Séminaire Bourbaki. Volume 1994/95. Exposés 790-804. Paris: Société Mathématique de France, Astérisque. 237, 275-293, Exp. No. 801 (1996).
(From the abstract:) Mirror symmetry is a partial duality between Calabi-Yau manifolds, i.e., complex manifolds with \(c_1 =0\) and Ricci flat Kähler metrics. It was discovered in physics as an equivalence of string theories on different backgrounds. Conjecturally, the generating function for appropriately defined numbers of rational curves of all degrees on one Calabi-Yau manifold is related with the variation of Hodge structures over the universal family of complex structures on the dual manifold.
The case of complex dimension 3 is especially interesting for physics and mathematics. We review relevant results and constructions from algebraic geometry and symplectic topology.

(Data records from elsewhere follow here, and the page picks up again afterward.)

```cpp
template <int VEC, bool NT = false>
__global__ void __launch_bounds__(kBlock)
k_diag_gaussian(int64_t N, int64_t D, const float* __restrict__ iv, const float* __restrict__ q,
                float* __restrict__ logp, float* __restrict__ g) {
  const int lane = threadIdx.x & 63;
  for (int64_t r = wave_row0(); r < N; r += wave_row_stride()) {
    const int64_t base = r * D;
    double acc = 0.0;
// ... 15 lines not shown
          if (j < D) {
            F4 gg{-(qq[u].x * vv[u].x), -(qq[u].y * vv[u].y), -(qq[u].z * vv[u].z), -(qq[u].w * vv[u].w)};
            acc += (double)qq[u].x * (double)gg.x;
            acc += (double)qq[u].y * (double)gg.y;
            acc += (double)qq[u].z * (double)gg.z;
            acc += (double)qq[u].w * (double)gg.w;
            st4_t<NT>(g + base + j, gg);
          }
        }
      }
    } else {
      for (int64_t j = lane; j < D; j += 64) {
        const float qq = q[base + j];
        const float gg = -(qq * iv[j]);
        acc += (double)qq * (double)gg;
        g[base + j] = gg;
      }
    }
    acc = wave_sum(acc);
    if (lane == 0) logp[r] = (float)(0.5 * acc);
  }
}

template <int G>
__global__ void __launch_bounds__(kBlock)
k_diag_gaussian_short(int64_t N, int64_t D, const float* __restrict__ iv, const float* __restrict__ q,
                      float* __restrict__ logp, float* __restrict__ g) {
  constexpr int R = BJX_WAVE / G;
  const int lane = threadIdx.x & 63;
  const int sub = lane / G, gl = lane % G;
  for (int64_t r0 = wave_row0() * R; r0 < N; r0 += wave_row_stride() * R) {
    const int64_t r = r0 + sub;
    const bool valid = r < N;
    double acc = 0.0;
    if (valid) {
      const int64_t base = r * D;
      for (int64_t j = (int64_t)gl * 4; j < D; j += G * 4) {
        const F4 qq = ld4(q + base + j), vv = ld4(iv + j);
        const F4 gg{-(qq.x * vv.x), -(qq.y * vv.y), -(qq.z * vv.z), -(qq.w * vv.w)};
        acc += (double)qq.x * (double)gg.x;
        acc += (double)qq.y * (double)gg.y;
        acc += (double)qq.z * (double)gg.z;
        acc += (double)qq.w * (double)gg.w;
        st4(g + base + j, gg);
      }
    }
// ... 87 lines not shown
    hipLaunchKernelGGL(k_diag_gaussian_short<8>, dim3(bjx_row_grid((N + 7) / 8, kWavesPerBlock)), block, 0,
                       (hipStream_t)stream, N, D, inv_var, q, logp_out, g_out);
  else if (bjx_vec4_ok(D, inv_var, q, g_out) && D <= 64)
    hipLaunchKernelGGL(k_diag_gaussian_short<16>, dim3(bjx_row_grid((N + 3) / 4, kWavesPerBlock)), block, 0,
                       (hipStream_t)stream, N, D, inv_var, q, logp_out, g_out);
  else if (bjx_vec4_ok(D, inv_var, q, g_out) && D <= 128)
    hipLaunchKernelGGL(k_diag_gaussian_short<32>, dim3(bjx_row_grid((N + 1) / 2, kWavesPerBlock)), block, 0,
                       (hipStream_t)stream, N, D, inv_var, q, logp_out, g_out);
  else if (bjx_vec4_ok(D, inv_var, q, g_out)) {
    static const int nt_mode = [] { const char* e = getenv("BJX_LF_NT"); return e ? atoi(e) : -1; }();
    const bool nt = nt_mode < 0 ? N * D * 8 > ((int64_t)256 << 20) : nt_mode != 0;
    if (nt)
      hipLaunchKernelGGL((k_diag_gaussian<4, true>), grid, block, 0, (hipStream_t)stream, N, D, inv_var, q,
                         logp_out, g_out);
    else
      hipLaunchKernelGGL((k_diag_gaussian<4, false>), grid, block, 0, (hipStream_t)stream, N, D, inv_var, q,
                         logp_out, g_out);
  } else
    hipLaunchKernelGGL(k_diag_gaussian<1>, grid, block, 0, (hipStream_t)stream, N, D, inv_var, q,
                       logp_out, g_out);
  return bjx_check_launch("bjx_target_diag_gaussian");
}

int bjx_target_neal_funnel(void* stream, int64_t N, int64_t D, const float* q, float* logp_out,
                           float* g_out) {
  BJX_CHECK_ARG(N >= 0 && D >= 2, "bjx_target_neal_funnel: bad arguments");
  if (N == 0) return 0;
  BJX_CHECK_ARG(q && logp_out && g_out, "bjx_target_neal_funnel: bad arguments");
  const dim3 grid(bjx_row_grid(N, kWavesPerBlock));
  hipStream_t st = (hipStream_t)stream;
  if (bjx_vec4_ok(D, q, g_out) && D <= 1024) {
    const dim3 wgrid((unsigned)(N < ((int64_t)1 << 20) ? N : ((int64_t)1 << 20)));
    if (D <= 256) hipLaunchKernelGGL(k_neal_funnel_v4<1>, wgrid, dim3(64), 0, st, N, D, q, logp_out, g_out);
    else if (D <= 512) hipLaunchKernelGGL(k_neal_funnel_v4<2>, wgrid, dim3(64), 0, st, N, D, q, logp_out, g_out);
    else hipLaunchKernelGGL(k_neal_funnel_v4<4>, wgrid, dim3(64), 0, st, N, D, q, logp_out, g_out);
  } else {
    hipLaunchKernelGGL(k_neal_funnel, grid, dim3(kBlock), 0, st, N, D, q, logp_out, g_out);
  }
  return bjx_check_launch("bjx_target_neal_funnel");
}

int bjx_target_ar1_gaussian(void* stream, int64_t N, int64_t D, float diag_edge, float diag_mid,
                            float off, const float* q, float* logp_out, float* g_out) {
  BJX_CHECK_ARG(N >= 0 && D >= 2, "bjx_target_ar1_gaussian: bad arguments");
  if (N == 0) return 0;
  BJX_CHECK_ARG(q && logp_out && g_out, "bjx_target_ar1_gaussian: bad arguments");
// ... 7 lines not shown
```

blackjax_amd/csrc/bjx_traj_dev.h:

```cpp
#pragma once

#include "bjx_device.h"
#include "bjx_targets_dev.h"

namespace bjx {
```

Also we describe holomorphic anomaly equations giving predictions for numbers of curves of positive genera.
For the entire collection see [Zbl 0851.00039].

MSC:

14J32 Calabi-Yau manifolds (algebro-geometric aspects)
32J27 Compact Kähler manifolds: generalizations, classification
14D07 Variation of Hodge structures (algebro-geometric aspects)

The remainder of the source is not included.